Supplied material:
┄┄┄┄┄┄┄┄┄┄

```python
def _folded(tape, key, tensors, make):
    cache = tape.fold_cache
    if tape.enabled or cache is None or key is None:
        return make()
    ver = tuple((t.data_ptr(), ops.tensor_version(t)) for t in tensors)
    key = key + (str(tensors[0].device),)
    hit = cache.get(key)
# ... 248 lines not shown
            y = ops.conv3x3_fwd_split(x.data, w.split, bias.data if bias is not None else None, w.data.shape[4],
                                      residual.data if residual is not None else None, act, ps_r)
    elif (SPLIT_BF16 and SPLIT_PIECES == 2 and SPLIT_CONV9 and f32 and w.data.dtype == torch.float32 and stride == 1 and pad == 4
          and not transposed and tuple(w.data.shape[1:3]) == (9, 9) and act == ops.ACT_NONE and ps_r == 1 and residual is None
          and x.data.shape[0] * x.data.shape[1] * x.data.shape[2] >= SPLIT_MIN_PIXELS
          and ops.conv9_split_supported(x.data.shape[1], x.data.shape[2], w.data.shape[3], w.data.shape[4])):
        if w.split is None:
            w.split = ("c9", _folded(tape, ("c9max", "@%x" % w.data.data_ptr()), [w.data], lambda: ops.absmax(w.data[0])))
            if w.pack is not None:
                tape.prepack.note_split(w.pack, w.split)
        y = ops.conv9_fwd_split2(x.data, _amax(x), w.data, w.split[1], bias.data if bias is not None else None)
    else:
        am = want_amax(tape, x.data) if (f32 and x.data.shape[3] in (1, 3) and ps_r == 1) else None
        y = ops.conv2d_fwd(x.data, w.data, bias.data if bias is not None else None,
                           residual.data if residual is not None else None, stride, pad, transposed, act, ps_r, out_dtype,
                           amax=am)
    needs = x.requires_grad or w.requires_grad or (bias is not None and bias.requires_grad) or \
        (residual is not None and residual.requires_grad)
    out = Var(y, needs)
    out.stats = stats
    x.uses += 1
    if residual is not None:
        residual.uses += 1
    if (act != ops.ACT_NONE or ps_r > 1) and residual is None:
        out.epilogue = (act, ps_r)
        out.epilogue_split = isinstance(w.split, tuple)
    if act != ops.ACT_NONE or ps_r > 1:
        out.act_rec = (act, ps_r)
        out.epilogue_split = isinstance(w.split, tuple)
    KH, KW, Cin, Cout = w.data.shape[1:]
    wshape = (KH, KW, Cin, Cout)
    B, H, W_, _ = x.data.shape
    Ho, Wo = ops.conv_out_hw(H, W_, KH, KW, stride, pad, transposed)

    def bwd():
        if out.grad is None:
            return
        dy = out.grad
        out.grad = None
        if out.grad_event is not None:
            torch.cuda.current_stream().wait_event(out.grad_event)
            dy.record_stream(torch.cuda.current_stream())
        if not x.requires_grad and residual is None and ps_r == 1 and act != ops.ACT_NONE:
            dw, db = ops.conv2d_wgrad_act(x.data, dy, y, wshape, act, stride, pad, transposed,
                                          want_bias=bias is not None)
            accum(w, dw)
            if bias is not None:
                accum(bias, db)
            return
        if out.grad_is_preact:
            dconv = dy
        elif act != ops.ACT_NONE or ps_r > 1:
            dconv = ops.conv2d_epilogue_bwd(dy, y, Ho, Wo, Cout, act, ps_r,
                                            amax=want_amax(tape, dy, (B, Ho, Wo, Cout)) if isinstance(w.split, tuple) else None)
        else:
            dconv = dy
        dmax = None
        if w.requires_grad or (bias is not None and bias.requires_grad):
            ws = _side_stream(dconv.device, "wgrad") if (WGRAD_STREAM and dconv.is_cuda) else None
            if ws is None and side_wgrad and TAIL_WGRAD_SIDE and SIDE_STREAM and dconv.is_cuda:
                ws = _side_stream(dconv.device)
            if ws is None and _is_c9(w):
                dmax = _amax_t(dconv)
                dw, db = ops.conv9_wgrad_split2(x.data, _amax(x), dconv, dmax, want_bias=bias is not None)
            elif ws is None and w.split is not None and SPLIT_WGRAD:
                if isinstance(w.split, tuple):
                    dmax = _amax_t(dconv)
                    dw, db = ops.conv3x3_wgrad_split2(x.data, _amax(x), dconv, dmax, want_bias=bias is not None)
                else:
                    dw, db = ops.conv3x3_wgrad_split(x.data, dconv, want_bias=bias is not None)
            elif ws is None:
                dw, db = ops.conv2d_wgrad(x.data, dconv, wshape, stride, pad, transposed, want_bias=bias is not None)
            else:
                cur = torch.cuda.current_stream()
                ready = cur.record_event()
                if ws not in tape.side_streams:
                    tape.side_streams.append(ws)
                with torch.cuda.stream(ws):
                    ws.wait_event(ready)
                    dconv.record_stream(ws)
                    dw, db = ops.conv2d_wgrad(x.data, dconv, wshape, stride, pad, transposed,
                                              want_bias=bias is not None)
                    done = ws.record_event()
                w.grad_event = done
                if bias is not None:
                    bias.grad_event = done
            accum(w, dw)
            if bias is not None:
                accum(bias, db)
        if x.requires_grad:
            if (FUSE_DGRAD_ACT and f32 and x.grad is None and x.uses == 1 and x.epilogue is not None and
                    ops.conv2d_dgrad_act_supported(x.data.shape, w.data, dconv.shape, stride, pad, transposed,
                                                   x.epilogue[1])):
                x.grad = ops.conv2d_dgrad_act(dconv, w.data, x.data, x.epilogue[0], x.epilogue[1], stride, pad,
                                              transposed)
                x.grad_is_preact = True
            elif (_is_c9(w) and FUSE_C9_DGRAD_ACT and x.grad is None and x.uses == 1 and x.epilogue is not None
                  and ops.conv9_dgrad_act_supported(x.data.shape, Cout, x.epilogue[0], x.epilogue[1])):
                if dmax is None:
                    dmax = _amax_t(dconv)
                x.grad = ops.conv9_dgrad_act_split2(dconv, dmax, w.data, w.split[1], x.data, x.epilogue[0], x.epilogue[1],
                                                    amax=want_amax(tape, dconv, (B, H // 2, W_ // 2, 4 * Cin))
                                                    if x.epilogue_split else None)
                x.grad_is_preact = True
            elif (FUSE_SPLIT_DGRAD_ACT and isinstance(w.split, tuple) and not _is_c9(w) and Cin == 32 and f32
                  and x.act_rec is not None and x.grads_in + 1 == x.uses
                  and ops.conv3x3_dgrad_act_supported(x.data.shape, Cout, x.act_rec[0], x.act_rec[1], x.grad is not None)):
                if dmax is None:
                    dmax = _amax_t(dconv)
                r = x.act_rec[1]
                x.grad = ops.conv3x3_dgrad_act_split2(dconv, dmax, w.split, x.data, x.act_rec[0], r, out=x.grad,
                                                      amax=want_amax(tape, dconv, (B, H // r, W_ // r, r * r * Cin))
                                                      if x.epilogue_split else None)
                x.grad_is_preact = True
            elif _is_c9(w):
                if dmax is None:
                    dmax = _amax_t(dconv)
                x.grad = ops.conv9_dgrad_split2(dconv, dmax, w.data, w.split[1], x.data.shape, out=x.grad)
            elif isinstance(w.split, tuple):
                if dmax is None:
                    dmax = _amax_t(dconv)
                x.grad = ops.conv3x3_dgrad_split2(dconv, dmax, w.split, x.data.shape, out=x.grad)
            elif w.split is not None:
                if x.grad is None:
# ... 460 lines not shown
```

### depth-aware-endoscopy-sr_amd/ops.py

```python
import ctypes

import torch

from . import _lib

ACT_NONE, ACT_RELU, ACT_LRELU = 0, 1, 2
IN_EPS = 1e-5


BF16 = torch.bfloat16


def _p(t, allow_none=False):
    return _lib.ptr(t, allow_none)


def _pa(t, allow_none=False):
    if t is None:
        return _lib.ptr(t, allow_none)
    return _lib.ptr(t, allow_none, dtype=t.dtype if t.dtype in (torch.float32, BF16) else torch.float32)


def _is_bf(*ts):
    kinds = {t.dtype for t in ts if t is not None}
# ... 494 lines not shown
    _call("dasr_conv3x3_wgrad_split2", _p(x), _p(xmax), _p(dconv), _p(dmax), _p(dw), _p(db, True), _p(ws), nbytes, B, H, W, Cin,
          Cout)
    return dw, db


def conv3x3_dgrad_split2(dconv, dmax, ws, x_shape, out=None):
    B, H, W, Cin = x_shape
    Cout = dconv.shape[3]
    acc = out is not None
    if out is None:
        out = empty(tuple(x_shape), dconv)
    drop_amax(out)
    _call("dasr_conv3x3_dgrad_split2", _p(dconv), _p(dmax), _lib.ptr(ws[0], False, torch.float16), _p(ws[1]), _p(out), 1 if acc else 0, B, H, W, Cin, Cout)
    return out


def conv3x3_dgrad_act_supported(x_shape, Cout, act, ps_r, accumulate=False):
    B, H, W, Cin = x_shape
    return bool(_lib.get().dasr_conv3x3_dgrad_act_supported(H, W, Cin, Cout, act, ps_r, 1 if accumulate else 0))


def conv3x3_dgrad_act_split2(dconv, dmax, ws, x_act, act, ps_r, out=None, amax=None):
    B, H, W, Cin = x_act.shape
    Cout = dconv.shape[3]
    acc = out is not None
    if out is None:
        out = empty((B, H // 2, W // 2, 4 * Cin) if ps_r == 2 else (B, H, W, Cin), dconv)
    drop_amax(out)
    _call("dasr_conv3x3_dgrad_act_split2", _p(dconv), _p(dmax), _lib.ptr(ws[0], False, torch.float16), _p(ws[1]), _p(x_act),
          _p(out), _p(amax, True), 1 if acc else 0, B, H, W, Cin, Cout, act, ps_r)
    return set_amax(out, amax)


def conv9_split_supported(H, W, Cin, Cout):
    return bool(_lib.get().dasr_conv9_split_supported(H, W, Cin, Cout))


def conv9_fwd_split2(x, xmax, w, wmax, bias):
    B, H, W, Cin = x.shape
    Cout = w.shape[4]
    y = empty((B, H, W, Cout), x)
    _call("dasr_conv9_fwd_split2", _p(x), _p(xmax), _p(w), _p(wmax), _p(bias, True), _p(y), B, H, W, Cin, Cout)
    return y


def conv9_dgrad_split2(dconv, dmax, w, wmax, x_shape, out=None):
    B, H, W, Cin = x_shape
    Cout = dconv.shape[3]
    acc = out is not None
    if out is None:
        out = empty(tuple(x_shape), dconv)
    drop_amax(out)
    _call("dasr_conv9_dgrad_split2", _p(dconv), _p(dmax), _p(w), _p(wmax), _p(out), 1 if acc else 0, B, H, W, Cin, Cout)
    return out


def conv9_dgrad_act_supported(x_shape, Cout, act, ps_r):
    B, H, W, Cin = x_shape
    return (ps_r == 2 and H % 2 == 0 and W % 2 == 0 and act in (ACT_NONE, ACT_RELU, ACT_LRELU)
            and conv9_split_supported(H, W, Cin, Cout))


def conv9_dgrad_act_split2(dconv, dmax, w, wmax, x_act, act, ps_r, amax=None):
    B, H, W, Cin = x_act.shape
    Cout = dconv.shape[3]
    dprev = empty((B, H // 2, W // 2, 4 * Cin), dconv)
# ... 326 lines not shown
```

### depth-aware-endoscopy-sr_amd/tape.py

```python
from . import ops
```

┄┄┄┄┄┄┄┄┄┄

Aim of the exercise:
Across the listing above, count every line containing the string "transposed" and give the result with no comment.

Exercise output:
8